### Stored data:

Content starts

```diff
-        const uint32_t xa = la + rr * 256, xb = lb + rr * 256;
-        FX3_NEXT(a0, b0, a1, b1, 32, 48);
-        FX3_MACS(a0, b0)
-        FX3_NEXT(a1, b1, a0, b0, 64, 80);
-        FX3_MACS(a1, b1)
-        FX3_NEXT(a0, b0, a1, b1, 96, 112);
-        FX3_MACS(a0, b0)
-        FX3_NEXT(a1, b1, a0, b0, 128, 144);
-        FX3_MACS(a1, b1)
+        {
+          const uint32_t xa = la, xb = lb;
+          asm volatile("ds_read2_b64 %0, %2 offset0:0 offset1:16\n\tds_read2_b64 %1, %3 offset0:0 offset1:16" : "=&v"(a0), "=&v"(b0) : "v"(xa), "v"(xb) : "memory");
+        }
+#pragma unroll 1
+        for(int rr = 0; rr < RBG; rr += 4)
+          {
+            const uint32_t xa = la + rr * 256, xb = lb + rr * 256;
+            FX3_NEXT(a0, b0, a1, b1, 32, 48);
+            FX3_MACS(a0, b0)
+            FX3_NEXT(a1, b1, a0, b0, 64, 80);
+            FX3_MACS(a1, b1)
+            FX3_NEXT(a0, b0, a1, b1, 96, 112);
+            FX3_MACS(a0, b0)
+            FX3_NEXT(a1, b1, a0, b0, 128, 144);
+            FX3_MACS(a1, b1)
+          }
       }
     asm volatile("s_waitcnt lgkmcnt(0)" : "+v"(a0), "+v"(b0)::"memory");
+#undef FX3L_ROWS8
+#undef FX3L_ROWS2
+#undef FX3L_NEXT
 #undef FX3_NEXT
+#else
+    if constexpr(LAZY)
+      {
+#pragma unroll 1
+        for(int rr = 0; rr < RBG; rr += 4)
+          {
+            const uint32_t xa = la + rr * 256, xb = lb + rr * 256;
+            FX3L_ROW(0)
+            FX3L_ROW(1)
+            FX3L_ROW(2)
+            FX3L_ROW(3)
+          }
+      }
+    else
+      {
+#pragma unroll 1
+        for(int rr = 0; rr < RBG; rr += 4)
+          {
+            const uint32_t xa = la + rr * 256, xb = lb + rr * 256;
+            FX3_ROW(0, 16)
+            FX3_ROW(32, 48)
+            FX3_ROW(64, 80)
+            FX3_ROW(96, 112)
+          }
+      }
+#endif
 #undef FX3_MACS
-#else
-#pragma unroll 1
-    for(int rr = 0; rr < RBG; rr += 4)
-      {
-        const uint32_t xa = la + rr * 256, xb = lb + rr * 256;
-        FX3_ROW(0, 16)
-        FX3_ROW(32, 48)
-        FX3_ROW(64, 80)
-        FX3_ROW(96, 112)
-      }
-#endif
+#undef FX3L_ROW
 #undef FX3_ROW
 #undef FX3_MAC_ONE
 #undef FX3_MAC_BOTH
@@ -3677,7 +3758,8 @@
       }
     else
       {
-        const uint32_t *pa = sa + buf * NPAIR * 4 + li * M3, *pb = sb + buf * NPAIR * 4 + lj * M3;
+        constexpr int LSTEP = LAZY ? 2 * M3 : M3, SECOND = LAZY ? M3 : 16 * M3;
+        const uint32_t *pa = sa + buf * NPAIR * 4 + li * LSTEP, *pb = sb + buf * NPAIR * 4 + lj * LSTEP;
 #pragma unroll SDPB_SYRK2_UNROLL
         for(int rr = 0; rr < RBG; ++rr)
           {
@@ -3685,9 +3767,9 @@
             piece_load<M3>(pa + rr * ROWW, a0);
             piece_load<M3>(pb + rr * ROWW, b0);
             if constexpr((MASK & 10) != 0)
-              piece_load<M3>(pa + rr * ROWW + 16 * M3, a1);
+              piece_load<M3>(pa + rr * ROWW + SECOND, a1);
             if constexpr((MASK & 12) != 0)
-              piece_load<M3>(pb + rr * ROWW + 16 * M3, b1);
+              piece_load<M3>(pb + rr * ROWW + SECOND, b1);
             if constexpr(LAZY)
               {
                 auto lazy = [&](const uint32_t (&x)[M3], const uint32_t (&y)[M3], uint64_t (&cs)[2 * M3 - 1]) {
@@ -3897,7 +3979,7 @@
   if(col < N)
     for(unsigned r = r_begin + phase; r < r_end; r += 4)
       {
-        const size_t e = (size_t)r * N + col;
+        const size_t e = (size_t)r * fx_row_slots<FX>((size_t)N) + (size_t)fx_col_slot<FX>(col);
 #pragma unroll
         for(int u = 0; u < G; ++u)
           {
diff --git a/sdpb_amd/csrc/solver.hpp b/sdpb_amd/csrc/solver.hpp
--- a/sdpb_amd/csrc/solver.hpp
+++ b/sdpb_amd/csrc/solver.hpp
@@ -1722,7 +1722,7 @@
     unsigned rows = std::max(nrows, 1u);
     if(!one_chunk && image_words_for(rows, (size_t)N) > w.budget_words)
       {
-        const size_t per_row = (size_t)N * fx_planes<FX>();
+        const size_t per_row = fx_row_slots<FX>((size_t)N) * fx_planes<FX>();
         const size_t fixed = (size_t)64 * fx_planes<FX>() + 4;
         size_t fit = w.budget_words > fixed ? (w.budget_words - fixed) / per_row : 0;
         fit = fit / quantum * quantum;
@@ -2793,7 +2793,8 @@
     syrk_G_windows(win, (unsigned)rows, cols, fx, acc.p, as, acc2, partial.p, (const uint32_t *)tl.p, part, tu.p,
                    [&](size_t r0, unsigned nr) {
                      const size_t n = (size_t)nr * cols;
-                     launch(k_fx_from_int<FX>, dim3(cdiv(n, WG)), dim3(WG), stream_, (const uint32_t *)staged.p + r0 * (size_t)cols, cnt, n, fx.p, win.stride);
+                     launch(k_fx_from_int<FX>, dim3(cdiv(n, WG)), dim3(WG), stream_, (const uint32_t *)staged.p + r0 * (size_t)cols, cnt, n, cols,
+                            fx.p, win.stride);
                    },
                    [] {});
     launch(k_syrk_unbias<FX>, dim3(cdiv((size_t)cols * cols, WG)), dim3(WG), stream_, acc.p, as, cols, (unsigned long long)rows, (size_t)0,
diff --git a/sdpb_amd/workmodel.py b/sdpb_amd/workmodel.py
--- a/sdpb_amd/workmodel.py
+++ b/sdpb_amd/workmodel.py
@@ -92,13 +92,15 @@
 def q_window(rows: int, N: int, nl: int, image_budget_bytes: int):
     fx, words, edge, planes, rb, waves, toom4, toom4k = _fx(nl)
 
+    slots = -(-N // 32) * 32 if fx == 16 else N
+
     def image_bytes(r):
-        stride = (-(-r // rb) * rb * N + 64) if toom4k else r * N
+        stride = (-(-r // rb) * rb * slots + 64) if toom4k else r * N
         return (max(stride, 1) * words + 4) * 4
     r = max(rows, 1)
     budget_words = max(1, image_budget_bytes // 4)
     if image_bytes(r) // 4 > budget_words:
-        per_row = N * words
+        per_row = slots * words
         fixed = 64 * words + 4
         fit = ((budget_words - fixed) // per_row if budget_words > fixed else 0) // rb * rb
         fit = max(fit, rb)
```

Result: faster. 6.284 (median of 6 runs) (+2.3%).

Content ends

### What you should do:
The whole of the data is to be returned with every line intact.

### Exercise answer:
```diff
-        const uint32_t xa = la + rr * 256, xb = lb + rr * 256;
-        FX3_NEXT(a0, b0, a1, b1, 32, 48);
-        FX3_MACS(a0, b0)
-        FX3_NEXT(a1, b1, a0, b0, 64, 80);
-        FX3_MACS(a1, b1)
-        FX3_NEXT(a0, b0, a1, b1, 96, 112);
-        FX3_MACS(a0, b0)
-        FX3_NEXT(a1, b1, a0, b0, 128, 144);
-        FX3_MACS(a1, b1)
+        {
+          const uint32_t xa = la, xb = lb;
+          asm volatile("ds_read2_b64 %0, %2 offset0:0 offset1:16\n\tds_read2_b64 %1, %3 offset0:0 offset1:16" : "=&v"(a0), "=&v"(b0) : "v"(xa), "v"(xb) : "memory");
+        }
+#pragma unroll 1
+        for(int rr = 0; rr < RBG; rr += 4)
+          {
+            const uint32_t xa = la + rr * 256, xb = lb + rr * 256;
+            FX3_NEXT(a0, b0, a1, b1, 32, 48);
+            FX3_MACS(a0, b0)
+            FX3_NEXT(a1, b1, a0, b0, 64, 80);
+            FX3_MACS(a1, b1)
+            FX3_NEXT(a0, b0, a1, b1, 96, 112);
+            FX3_MACS(a0, b0)
+            FX3_NEXT(a1, b1, a0, b0, 128, 144);
+            FX3_MACS(a1, b1)
+          }
       }
     asm volatile("s_waitcnt lgkmcnt(0)" : "+v"(a0), "+v"(b0)::"memory");
+#undef FX3L_ROWS8
+#undef FX3L_ROWS2
+#undef FX3L_NEXT
 #undef FX3_NEXT
+#else
+    if constexpr(LAZY)
+      {
+#pragma unroll 1
+        for(int rr = 0; rr < RBG; rr += 4)
+          {
+            const uint32_t xa = la + rr * 256, xb = lb + rr * 256;
+            FX3L_ROW(0)
+            FX3L_ROW(1)
+            FX3L_ROW(2)
+            FX3L_ROW(3)
+          }
+      }
+    else
+      {
+#pragma unroll 1
+        for(int rr = 0; rr < RBG; rr += 4)
+          {
+            const uint32_t xa = la + rr * 256, xb = lb + rr * 256;
+            FX3_ROW(0, 16)
+            FX3_ROW(32, 48)
+            FX3_ROW(64, 80)
+            FX3_ROW(96, 112)
+          }
+      }
+#endif
 #undef FX3_MACS
-#else
-#pragma unroll 1
-    for(int rr = 0; rr < RBG; rr += 4)
-      {
-        const uint32_t xa = la + rr * 256, xb = lb + rr * 256;
-        FX3_ROW(0, 16)
-        FX3_ROW(32, 48)
-        FX3_ROW(64, 80)
-        FX3_ROW(96, 112)
-      }
-#endif
+#undef FX3L_ROW
 #undef FX3_ROW
 #undef FX3_MAC_ONE
 #undef FX3_MAC_BOTH
@@ -3677,7 +3758,8 @@
       }
     else
       {
-        const uint32_t *pa = sa + buf * NPAIR * 4 + li * M3, *pb = sb + buf * NPAIR * 4 + lj * M3;
+        constexpr int LSTEP = LAZY ? 2 * M3 : M3, SECOND = LAZY ? M3 : 16 * M3;
+        const uint32_t *pa = sa + buf * NPAIR * 4 + li * LSTEP, *pb = sb + buf * NPAIR * 4 + lj * LSTEP;
 #pragma unroll SDPB_SYRK2_UNROLL
         for(int rr = 0; rr < RBG; ++rr)
           {
@@ -3685,9 +3767,9 @@
             piece_load<M3>(pa + rr * ROWW, a0);
             piece_load<M3>(pb + rr * ROWW, b0);
             if constexpr((MASK & 10) != 0)
-              piece_load<M3>(pa + rr * ROWW + 16 * M3, a1);
+              piece_load<M3>(pa + rr * ROWW + SECOND, a1);
             if constexpr((MASK & 12) != 0)
-              piece_load<M3>(pb + rr * ROWW + 16 * M3, b1);
+              piece_load<M3>(pb + rr * ROWW + SECOND, b1);
             if constexpr(LAZY)
               {
                 auto lazy = [&](const uint32_t (&x)[M3], const uint32_t (&y)[M3], uint64_t (&cs)[2 * M3 - 1]) {
@@ -3897,7 +3979,7 @@
   if(col < N)
     for(unsigned r = r_begin + phase; r < r_end; r += 4)
       {
-        const size_t e = (size_t)r * N + col;
+        const size_t e = (size_t)r * fx_row_slots<FX>((size_t)N) + (size_t)fx_col_slot<FX>(col);
 #pragma unroll
         for(int u = 0; u < G; ++u)
           {
diff --git a/sdpb_amd/csrc/solver.hpp b/sdpb_amd/csrc/solver.hpp
--- a/sdpb_amd/csrc/solver.hpp
+++ b/sdpb_amd/csrc/solver.hpp
@@ -1722,7 +1722,7 @@
     unsigned rows = std::max(nrows, 1u);
     if(!one_chunk && image_words_for(rows, (size_t)N) > w.budget_words)
       {
-        const size_t per_row = (size_t)N * fx_planes<FX>();
+        const size_t per_row = fx_row_slots<FX>((size_t)N) * fx_planes<FX>();
         const size_t fixed = (size_t)64 * fx_planes<FX>() + 4;
         size_t fit = w.budget_words > fixed ? (w.budget_words - fixed) / per_row : 0;
         fit = fit / quantum * quantum;
@@ -2793,7 +2793,8 @@
     syrk_G_windows(win, (unsigned)rows, cols, fx, acc.p, as, acc2, partial.p, (const uint32_t *)tl.p, part, tu.p,
                    [&](size_t r0, unsigned nr) {
                      const size_t n = (size_t)nr * cols;
-                     launch(k_fx_from_int<FX>, dim3(cdiv(n, WG)), dim3(WG), stream_, (const uint32_t *)staged.p + r0 * (size_t)cols, cnt, n, fx.p, win.stride);
+                     launch(k_fx_from_int<FX>, dim3(cdiv(n, WG)), dim3(WG), stream_, (const uint32_t *)staged.p + r0 * (size_t)cols, cnt, n, cols,
+                            fx.p, win.stride);
                    },
                    [] {});
     launch(k_syrk_unbias<FX>, dim3(cdiv((size_t)cols * cols, WG)), dim3(WG), stream_, acc.p, as, cols, (unsigned long long)rows, (size_t)0,
diff --git a/sdpb_amd/workmodel.py b/sdpb_amd/workmodel.py
--- a/sdpb_amd/workmodel.py
+++ b/sdpb_amd/workmodel.py
@@ -92,13 +92,15 @@
 def q_window(rows: int, N: int, nl: int, image_budget_bytes: int):
     fx, words, edge, planes, rb, waves, toom4, toom4k = _fx(nl)
 
+    slots = -(-N // 32) * 32 if fx == 16 else N
+
     def image_bytes(r):
-        stride = (-(-r // rb) * rb * N + 64) if toom4k else r * N
+        stride = (-(-r // rb) * rb * slots + 64) if toom4k else r * N
         return (max(stride, 1) * words + 4) * 4
     r = max(rows, 1)
     budget_words = max(1, image_budget_bytes // 4)
     if image_bytes(r) // 4 > budget_words:
-        per_row = N * words
+        per_row = slots * words
         fixed = 64 * words + 4
         fit = ((budget_words - fixed) // per_row if budget_words > fixed else 0) // rb * rb
         fit = max(fit, rb)
```

Result: faster. 6.284 (median of 6 runs) (+2.3%).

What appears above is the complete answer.